In a small , low-slung building off the entrance of the Roger Williams Park Zoo , eleven presumably pregnant New England cottontails awaited a new generation — along with conservationists in six states . Each plastic-bottomed cage , stacked on tiered metal carts , bore an identification number for the female and the estimated due dates .
By late May , only one had given birth . She rested in a dark corner of her cage while a two-day-old kit , smaller than mouse , labored toward her through the bed of straw .
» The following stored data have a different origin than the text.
# quziyan/NPairLoss

Measured on NVIDIA H100. Metric: N-pair fwd+bwd samples/sec at B=8192,D=512, higher is better.
Workload: dtype f32 (3-pass fp16-split wgmma, f32 accumulate)

## Files before the change

### npairloss_b200/csrc/ctx.cu

```cuda
#include <cuda.h>
#include <cuda_bf16.h>
#include <cuda_fp16.h>
#include <cuda_runtime.h>
#include <sched.h>
#include <cudaTypedefs.h>
#include <dlfcn.h>

#include <cstdarg>
#include <cstdio>
#include <cstdlib>
#include <cmath>
#include <cstring>
#include <map>
#include <memory>
#include <mutex>
#include <string>
#include <vector>

#include "../../include/npair_b200.h"
#include "gemm_wgmma.cuh"
#include "grad_fused.cuh"
#include "host.cuh"
#include "kernels.cuh"

// ... 436 lines not shown
  if (c->ev_made) for (int i = 0; i < NPAIR_PROF_PHASES; ++i) { cudaEventDestroy(c->ev[i][0]); cudaEventDestroy(c->ev[i][1]); }
  delete c;
}

static int create_impl(const npair_config* cfg, const void* id128, void* ext_comm, npair_ctx** out);
static bool mma_is_symmetric(int prec, int device) {
  static std::mutex mu;
  static std::map<std::pair<int, int>, bool> cache;
  std::lock_guard<std::mutex> lk(mu);
  const std::pair<int, int> key(device, prec);
  auto it = cache.find(key);
  if (it != cache.end()) return it->second;
  bool ok = false;
  const int Q = 192, D = 96;
  npair_config cfg;
  npair_config_default(&cfg, Q, D);
  cfg.sim_precision = prec; cfg.device = device; cfg.flags = NPAIR_INTERNAL_FULL_TILES; cfg.num_tops = 2;
  npair_ctx* t = nullptr;
  if (create_impl(&cfg, nullptr, nullptr, &t) == NPAIR_OK) {
    std::vector<float> x(static_cast<size_t>(Q) * D), lab(Q), S(static_cast<size_t>(Q) * t->ldS);
    uint32_t rng = 12345u;
    for (int r = 0; r < Q; ++r) {
      double nrm = 0.0;
      for (int d = 0; d < D; ++d) { rng = rng * 1664525u + 1013904223u; const float v = static_cast<float>(static_cast<int32_t>(rng >> 8) % 2001 - 1000) * 1e-3f; x[static_cast<size_t>(r) * D + d] = v; nrm += static_cast<double>(v) * v; }
      const float inv = static_cast<float>(1.0 / sqrt(nrm > 0 ? nrm : 1.0));
      for (int d = 0; d < D; ++d) x[static_cast<size_t>(r) * D + d] *= inv;
      lab[r] = static_cast<float>(r / 2);
    }
    float *dx = nullptr, *dl = nullptr;
    float tops[5];
    if (cudaMalloc(&dx, sizeof(float) * x.size()) == cudaSuccess && cudaMalloc(&dl, sizeof(float) * Q) == cudaSuccess &&
        cudaMemcpy(dx, x.data(), sizeof(float) * x.size(), cudaMemcpyHostToDevice) == cudaSuccess &&
        cudaMemcpy(dl, lab.data(), sizeof(float) * Q, cudaMemcpyHostToDevice) == cudaSuccess &&
        npair_forward(t, dx, dl, tops, nullptr) == NPAIR_OK && cudaDeviceSynchronize() == cudaSuccess &&
        cudaMemcpy(S.data(), t->S, sizeof(float) * S.size(), cudaMemcpyDeviceToHost) == cudaSuccess) {
      ok = true;
      for (int i = 0; i < Q && ok; ++i)
        for (int j = 0; j < i; ++j)
          if (memcmp(&S[static_cast<size_t>(i) * t->ldS + j], &S[static_cast<size_t>(j) * t->ldS + i], 4) != 0) { ok = false; break; }
    }
    cudaFree(dx); cudaFree(dl);
    npair_destroy(t);
  }
  cudaGetLastError();
  cache[key] = ok;
  return ok;
}

static int create_impl(const npair_config* cfg, const void* id128, void* ext_comm, npair_ctx** out) {
  if (!out) { g_create_err = "null out"; return NPAIR_E_ARG; }
  *out = nullptr;
  std::string e;
  int rc = validate(cfg, &e);
  if (rc != NPAIR_OK) { g_create_err = e; return rc; }
  int device = -1, sms = 0;
  if ((rc = open_device(cfg->device, &device, &sms)) != NPAIR_OK) return rc;
  std::unique_ptr<npair_ctx, void (*)(npair_ctx*)> made(new npair_ctx(), npair_destroy);
  npair_ctx* c = made.get();
  c->cfg = *cfg; c->device = device; c->sms = sms;
  const bool blocks = sim_block_rows(*cfg) > 0;
  const bool ask_sym = (cfg->world > 1 && cfg->bwd_exchange == NPAIR_BWD_AUTO && cfg->gemm_backend == NPAIR_GEMM_TCGEN05) || blocks;
  const bool sym = !ask_sym || mma_is_symmetric(cfg->sim_precision, c->device);
  if (blocks && !sym) {
    g_create_err = "row-block similarity mode: the similarity GEMM is not bitwise symmetric on this device, so a recomputed block of S "
                   "would not match the rows the statistics were taken from";
    return NPAIR_E_ARG;
  }
  static_cast<Plan&>(*c) = plan_of(*cfg, c->sms, sym);
  c->Q = cfg->Q; c->D = cfg->D; c->world = cfg->world; c->rank = cfg->rank; c->prec = cfg->sim_precision;
  const int Q = c->Q, D = c->D, N = c->N, ns = c->nsplit;
  CREATE_TRY(ctx_buffers(c, c->mem));
  if (c->sym_tiles) {
    const std::vector<int2> tl = sym_tile_list(Q, N);
    CREATE_TRY(cudaMemcpy(c->sym_tiles, tl.data(), sizeof(int2) * tl.size(), cudaMemcpyHostToDevice));
  }
  CREATE_TRY(cudaHostAlloc(&c->tops_pinned, sizeof(TopsBlock), cudaHostAllocMapped));
  memset(c->tops_pinned, 0, sizeof(TopsBlock));
  CREATE_TRY(cudaHostGetDevicePointer(&c->tops_dev, c->tops_pinned, 0));
  CREATE_TRY(c->order.create());
  if (c->lsel_mask) CREATE_TRY(allow_local_select_smem());
  if (cfg->gemm_backend == NPAIR_GEMM_TCGEN05) {
    CREATE_TRY(allow_smem(gemm_kernel(c->prec, c->sweep_epi)));
    if (c->n_blocks > 1) CREATE_TRY(allow_smem(gemm_kernel(c->prec, EPI_STORE_S)));
    CREATE_TRY(c->fused_grad ? allow_smem(fused_kernel(c->prec)) : allow_smem(gemm_kernel(c->prec, EPI_OUT)));
    std::string te;
    const int bkg = c->bk_grad;
    const uint16_t* catA = c->cat ? c->XcatA : c->Xs;
    const uint16_t* catB = c->cat ? c->XcatB : c->Xs;
    bool ok = make_tmap_kcat(&c->tm_simA, &c->tm_simB, catA +static_cast<long long>(c->rank) * Q * c->kcat, Q, catB, N, c->kcat, &te);
    ok = ok && make_tmap_f32_store(&c->tm_S, c->S, N, c->s_rows, c->ldS, &te);
    if (c->H) ok = ok && make_tmap_pieces(&c->tm_b1A, c->H, N, Q, ns, c->Np, static_cast<long long>(Q) * c->Np, bkg, 128, &te);
    ok = ok && make_tmap_pieces(&c->tm_b1B, c->XsT, N, D, ns, c->Np, static_cast<long long>(D) * c->Np, bkg, 256, &te);
    if (c->fused_grad) {
      ok = ok && make_tmap_pieces(&c->tm_fB, c->XsT, N, D, ns, c->Np, static_cast<long long>(D) * c->Np, 32, 256, &te);
      ok = ok && make_tmap_f32_store(&c->tm_fS, c->S, N, c->s_rows, c->ldS, &te, 128);
    }
    if (c->bwd_mode == NPAIR_BWDMODE_REDUCE_SCATTER) {
      ok = ok && make_tmap_pieces(&c->tm_b2A, c->HT, Q, N, ns, c->Qp, static_cast<long long>(N) * c->Qp, bkg, 128, &te);
      ok = ok && make_tmap_pieces(&c->tm_b2B, c->XlT, Q, D, ns, c->Qp, static_cast<long long>(D) * c->Qp, bkg, 256, &te);
    }
    if (!ok) { g_create_err = te; return NPAIR_E_CUDA; }
  }
  if (c->world > 1 && (id128 || ext_comm)) {
    NcclApi* api = nccl_api();
    if (!api->h || !api->err.empty()) { g_create_err = api->err; return NPAIR_E_NCCL; }
    if (ext_comm) { c->comm = ext_comm; c->own_comm = false; }
    else {
      std::string ce;
      if (acquire_comm(id128, c->world, c->rank, &c->comm, &ce) != 0) { g_create_err = ce; c->comm = nullptr; return NPAIR_E_NCCL; }
      c->own_comm = true;
    }
  }
  if (c->comm && (c->want_p2p_feat || c->want_p2p_rec) && !getenv("NPAIR_NO_P2P")) {
    NcclApi* api = nccl_api();
    const int W = c->world;
    CREATE_TRY(p2p_buffers(c, c->mem));
    cudaIpcMemHandle_t mine;
    static_assert(sizeof(cudaIpcMemHandle_t) == 64, "IPC handle size");
    CREATE_TRY(cudaIpcGetMemHandle(&mine, c->p2p_region));
    char* d_all = nullptr;
    CREATE_TRY(cudaMalloc(&d_all, 64ull * (W + 1)));
    const std::unique_ptr<char, cudaError_t (*)(void*)> free_handles(d_all, cudaFree);
    char* d_mine = d_all + 64ull * W;
    CREATE_TRY(cudaMemcpy(d_mine, &mine, 64, cudaMemcpyHostToDevice));
    CREATE_TRY(cudaDeviceSynchronize());
    int r = api->AllGather(d_mine, d_all, 16, NCCL_FLOAT32, c->comm, nullptr);
    if (r != 0) { g_create_err = fmt("ncclAllGather(ipc handles): %s", api->GetErrorString(r)); return NPAIR_E_NCCL; }
    CREATE_TRY(cudaStreamSynchronize(nullptr));
    std::vector<cudaIpcMemHandle_t> all(W);
    CREATE_TRY(cudaMemcpy(all.data(), d_all, 64ull * W, cudaMemcpyDeviceToHost));
    std::vector<float*> pb(W);
    bool mapped = true;
    for (int q = 0; q < W && mapped; ++q) {
      if (q == c->rank) { pb[q] = c->p2p_region; continue; }
      void* a = nullptr;
      if (cudaIpcOpenMemHandle(&a, all[q], cudaIpcMemLazyEnablePeerAccess) != cudaSuccess) { cudaGetLastError(); mapped = false; break; }
      c->p2p_opened.push_back(a);
      pb[q] = static_cast<float*>(a);
    }
    if (mapped) {
      CREATE_TRY(cudaMemcpy(c->p2p_peer_base, pb.data(), sizeof(float*) * W, cudaMemcpyHostToDevice));
      c->p2p_feat = c->want_p2p_feat; c->p2p_rec = c->want_p2p_rec;
    }
  }
  if (c->wscope && !c->comm) {
    g_create_err = "global_scope with world > 1 needs a communicator (the world-scope reductions are internal)"; return NPAIR_E_ARG;
  }
  *out = made.release();
  return NPAIR_OK;
}

int npair_create(const npair_config* cfg, const void* id128, npair_ctx** out) { return create_impl(cfg, id128, nullptr, out); }
int npair_create_with_comm(const npair_config* cfg, void* comm, npair_ctx** out) {
  if (cfg && cfg->world > 1 && !comm) { g_create_err = "null communicator"; return NPAIR_E_ARG; }
  return create_impl(cfg, nullptr, comm, out);
}

static void p2p_push(npair_ctx* c, int kind, uint32_t ep, int blocks, const float* srcA, long long nA, int partA,
                     const float* srcB, long long nB, int partB, cudaStream_t st) {
  const long long par = ep & 1u;
  p2p_push_kernel<<<blocks, 256, 0, st>>>(srcA, nA, c->xl.off(partA, par, c->rank), srcB, nB, srcB ? c->xl.off(partB, par, c->rank) : 0,
                                          c->p2p_peer_base, c->xl.flags, xchg_flag(kind, par, c->world, c->rank), c->world, ep, c->p2p_ticket);
  count_launch();
}
static const float* p2p_wait(npair_ctx* c, int kind, uint32_t ep, int part, cudaStream_t st) {
  const long long par = ep & 1u;
  p2p_wait_kernel<<<1, 32, 0, st>>>(reinterpret_cast<const uint32_t*>(c->p2p_region + c->xl.flags) + xchg_flag(kind, par, c->world, 0), c->world, ep);
// ... 247 lines not shown
  if (!c) return NPAIR_E_ARG;
  if (!d_feat || !d_label || !d_diff || !tops_host) { c->err = "null pointer argument"; return NPAIR_E_ARG; }
  int rc;
  if ((rc = check_out_aligned(c, d_diff, "the gradient pointer")) != NPAIR_OK) return rc;
  if ((rc = need_comm(c, "npair_forward_gathered")) != NPAIR_OK) return rc;
  OrderedCall call(c, stream);
  if ((rc = call.enter()) != NPAIR_OK) return rc;
  if ((rc = forward_rank(c, d_feat, d_label, call.st)) != NPAIR_OK) return rc;
  if ((rc = backward_impl(c, loss_weight, d_diff, nullptr, nullptr, call.st)) != NPAIR_OK) return rc;
  return finish_forward(c, tops_host, call.st);
}
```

“ ‘ They breed like rabbits ’ is not exactly true in this case ,” says Lou Perrotti , Roger Williams Park Zoo ’ s director of conservation programs . “ They are very touchy creatures . It ’ s a tough battle to get a few out .”
A century ago , no one would sit around like an expectant father , cigars tucked in a breast pocket , hoping for healthy octuplets .
MIERCAT PHOTOGRAPHY / GETTY IMAGES
Sylvilagus transitionalis , otherwise known as the New England cottontail , ranged from Maine to eastern New York , favoring the river valleys , where regular landscape disturbances — beavers , wildfires , ice storms — created the thick , shrubby cover the species needs to survive .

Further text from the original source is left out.